Input for this task |
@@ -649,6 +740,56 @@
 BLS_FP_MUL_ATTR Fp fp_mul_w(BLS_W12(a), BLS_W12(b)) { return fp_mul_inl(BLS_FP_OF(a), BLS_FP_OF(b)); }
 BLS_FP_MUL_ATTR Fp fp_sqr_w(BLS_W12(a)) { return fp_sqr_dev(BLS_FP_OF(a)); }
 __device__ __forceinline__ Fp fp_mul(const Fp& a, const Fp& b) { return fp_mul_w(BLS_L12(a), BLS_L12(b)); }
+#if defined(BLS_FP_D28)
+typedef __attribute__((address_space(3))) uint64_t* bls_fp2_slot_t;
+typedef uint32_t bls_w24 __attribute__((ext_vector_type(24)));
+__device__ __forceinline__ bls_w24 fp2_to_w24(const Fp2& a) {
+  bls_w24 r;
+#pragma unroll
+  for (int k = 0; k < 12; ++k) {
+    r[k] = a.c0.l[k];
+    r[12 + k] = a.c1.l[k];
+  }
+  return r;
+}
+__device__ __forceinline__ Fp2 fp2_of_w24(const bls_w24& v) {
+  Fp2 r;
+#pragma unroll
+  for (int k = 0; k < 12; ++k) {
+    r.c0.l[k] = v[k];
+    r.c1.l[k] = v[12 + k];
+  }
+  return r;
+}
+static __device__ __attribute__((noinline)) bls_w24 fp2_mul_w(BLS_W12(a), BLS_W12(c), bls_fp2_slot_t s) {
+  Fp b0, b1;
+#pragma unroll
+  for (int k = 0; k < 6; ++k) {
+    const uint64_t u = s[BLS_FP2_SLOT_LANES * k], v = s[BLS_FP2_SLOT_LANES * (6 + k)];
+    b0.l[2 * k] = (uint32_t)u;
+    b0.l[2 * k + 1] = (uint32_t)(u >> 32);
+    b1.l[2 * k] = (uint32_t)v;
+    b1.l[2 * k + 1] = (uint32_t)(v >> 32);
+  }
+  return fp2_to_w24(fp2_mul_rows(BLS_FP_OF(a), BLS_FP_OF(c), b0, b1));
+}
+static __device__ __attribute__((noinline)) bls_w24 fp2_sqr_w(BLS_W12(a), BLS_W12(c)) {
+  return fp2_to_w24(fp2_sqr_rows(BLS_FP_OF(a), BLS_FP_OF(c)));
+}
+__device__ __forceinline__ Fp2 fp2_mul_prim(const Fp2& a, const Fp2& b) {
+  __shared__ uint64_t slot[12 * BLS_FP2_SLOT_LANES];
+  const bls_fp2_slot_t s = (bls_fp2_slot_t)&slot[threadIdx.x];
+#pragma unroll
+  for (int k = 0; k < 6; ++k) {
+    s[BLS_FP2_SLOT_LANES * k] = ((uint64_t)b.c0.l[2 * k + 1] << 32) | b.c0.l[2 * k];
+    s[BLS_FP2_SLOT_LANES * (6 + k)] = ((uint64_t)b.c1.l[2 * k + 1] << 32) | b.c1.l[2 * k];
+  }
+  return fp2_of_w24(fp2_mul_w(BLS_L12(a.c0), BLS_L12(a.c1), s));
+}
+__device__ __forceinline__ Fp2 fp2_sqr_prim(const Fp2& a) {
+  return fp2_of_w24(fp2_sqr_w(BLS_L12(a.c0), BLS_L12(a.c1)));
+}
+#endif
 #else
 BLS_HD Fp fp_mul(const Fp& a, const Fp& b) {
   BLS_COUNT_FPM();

==

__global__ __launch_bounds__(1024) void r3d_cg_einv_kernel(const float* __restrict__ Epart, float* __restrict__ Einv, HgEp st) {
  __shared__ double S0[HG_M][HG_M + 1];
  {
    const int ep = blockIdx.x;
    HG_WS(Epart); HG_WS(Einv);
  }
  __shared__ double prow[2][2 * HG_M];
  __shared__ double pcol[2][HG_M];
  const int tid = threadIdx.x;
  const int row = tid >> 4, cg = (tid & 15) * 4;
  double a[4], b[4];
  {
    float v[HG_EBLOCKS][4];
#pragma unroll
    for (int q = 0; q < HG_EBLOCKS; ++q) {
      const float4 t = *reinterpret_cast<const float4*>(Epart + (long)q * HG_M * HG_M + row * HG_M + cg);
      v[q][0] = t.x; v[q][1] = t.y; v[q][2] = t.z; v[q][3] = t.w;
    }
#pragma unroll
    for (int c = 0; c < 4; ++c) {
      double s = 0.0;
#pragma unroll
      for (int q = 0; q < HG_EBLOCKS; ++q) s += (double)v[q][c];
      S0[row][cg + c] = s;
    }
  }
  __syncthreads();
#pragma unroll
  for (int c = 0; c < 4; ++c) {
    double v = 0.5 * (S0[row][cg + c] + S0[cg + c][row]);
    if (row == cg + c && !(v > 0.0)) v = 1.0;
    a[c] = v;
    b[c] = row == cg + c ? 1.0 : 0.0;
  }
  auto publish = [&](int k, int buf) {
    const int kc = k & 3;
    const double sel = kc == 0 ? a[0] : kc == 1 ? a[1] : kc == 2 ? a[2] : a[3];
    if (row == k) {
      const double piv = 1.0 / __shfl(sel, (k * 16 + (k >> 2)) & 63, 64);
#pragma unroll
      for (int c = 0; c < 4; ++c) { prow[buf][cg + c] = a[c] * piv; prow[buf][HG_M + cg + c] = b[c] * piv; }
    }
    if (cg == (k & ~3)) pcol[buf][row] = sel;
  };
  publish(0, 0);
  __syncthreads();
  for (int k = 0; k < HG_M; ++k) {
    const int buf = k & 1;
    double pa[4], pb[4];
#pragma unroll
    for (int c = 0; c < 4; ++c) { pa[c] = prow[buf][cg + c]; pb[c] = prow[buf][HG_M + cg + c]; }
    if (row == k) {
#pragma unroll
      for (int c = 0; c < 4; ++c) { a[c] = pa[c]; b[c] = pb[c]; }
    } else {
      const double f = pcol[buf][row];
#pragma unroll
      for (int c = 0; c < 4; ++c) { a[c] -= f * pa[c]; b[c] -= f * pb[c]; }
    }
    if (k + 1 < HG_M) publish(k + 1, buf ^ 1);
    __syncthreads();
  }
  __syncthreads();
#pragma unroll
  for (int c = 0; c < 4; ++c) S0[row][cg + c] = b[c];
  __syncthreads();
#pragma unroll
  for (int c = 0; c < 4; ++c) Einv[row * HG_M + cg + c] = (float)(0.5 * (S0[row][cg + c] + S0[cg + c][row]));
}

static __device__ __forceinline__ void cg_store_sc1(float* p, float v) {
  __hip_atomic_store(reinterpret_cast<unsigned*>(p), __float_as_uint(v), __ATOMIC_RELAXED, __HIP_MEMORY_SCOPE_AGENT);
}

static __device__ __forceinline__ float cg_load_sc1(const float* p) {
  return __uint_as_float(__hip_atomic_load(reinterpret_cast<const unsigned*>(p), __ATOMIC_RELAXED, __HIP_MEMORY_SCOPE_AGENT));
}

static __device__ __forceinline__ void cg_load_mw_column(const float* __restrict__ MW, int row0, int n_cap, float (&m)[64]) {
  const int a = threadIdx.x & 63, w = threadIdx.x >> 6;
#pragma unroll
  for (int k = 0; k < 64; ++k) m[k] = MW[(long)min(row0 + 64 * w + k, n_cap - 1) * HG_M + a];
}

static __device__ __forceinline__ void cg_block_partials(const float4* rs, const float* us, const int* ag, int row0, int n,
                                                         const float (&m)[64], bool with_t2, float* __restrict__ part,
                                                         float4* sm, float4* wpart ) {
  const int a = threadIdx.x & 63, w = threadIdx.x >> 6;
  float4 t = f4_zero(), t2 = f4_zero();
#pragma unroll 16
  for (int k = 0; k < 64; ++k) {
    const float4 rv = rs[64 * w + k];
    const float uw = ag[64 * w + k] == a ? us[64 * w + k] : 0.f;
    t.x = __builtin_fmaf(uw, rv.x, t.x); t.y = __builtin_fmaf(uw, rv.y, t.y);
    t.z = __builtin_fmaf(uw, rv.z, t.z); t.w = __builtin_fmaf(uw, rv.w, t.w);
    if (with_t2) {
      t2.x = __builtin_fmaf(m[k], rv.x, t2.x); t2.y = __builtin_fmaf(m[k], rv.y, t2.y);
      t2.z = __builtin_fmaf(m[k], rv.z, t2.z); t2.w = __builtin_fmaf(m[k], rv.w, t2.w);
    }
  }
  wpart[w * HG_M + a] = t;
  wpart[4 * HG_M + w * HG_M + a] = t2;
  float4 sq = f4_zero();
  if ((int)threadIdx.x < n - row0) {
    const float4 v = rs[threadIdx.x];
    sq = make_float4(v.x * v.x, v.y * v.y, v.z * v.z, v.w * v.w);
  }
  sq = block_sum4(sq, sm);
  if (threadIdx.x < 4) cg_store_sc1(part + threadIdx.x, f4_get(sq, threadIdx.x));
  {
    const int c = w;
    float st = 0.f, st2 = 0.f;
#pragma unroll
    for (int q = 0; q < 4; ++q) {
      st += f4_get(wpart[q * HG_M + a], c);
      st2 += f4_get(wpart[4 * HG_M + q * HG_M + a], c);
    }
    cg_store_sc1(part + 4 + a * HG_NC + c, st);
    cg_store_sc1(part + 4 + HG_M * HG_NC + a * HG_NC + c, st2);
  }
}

Activity | Of the entries above, transcribe exactly those lines that fall between the line containing "const float (&m)[64], bool" and the line containing "float4 t = f4_zero(), t2 = f4_zero();", together with those two lines.

Worked solution |
                                                         const float (&m)[64], bool with_t2, float* __restrict__ part,
                                                         float4* sm, float4* wpart ) {
  const int a = threadIdx.x & 63, w = threadIdx.x >> 6;
  float4 t = f4_zero(), t2 = f4_zero();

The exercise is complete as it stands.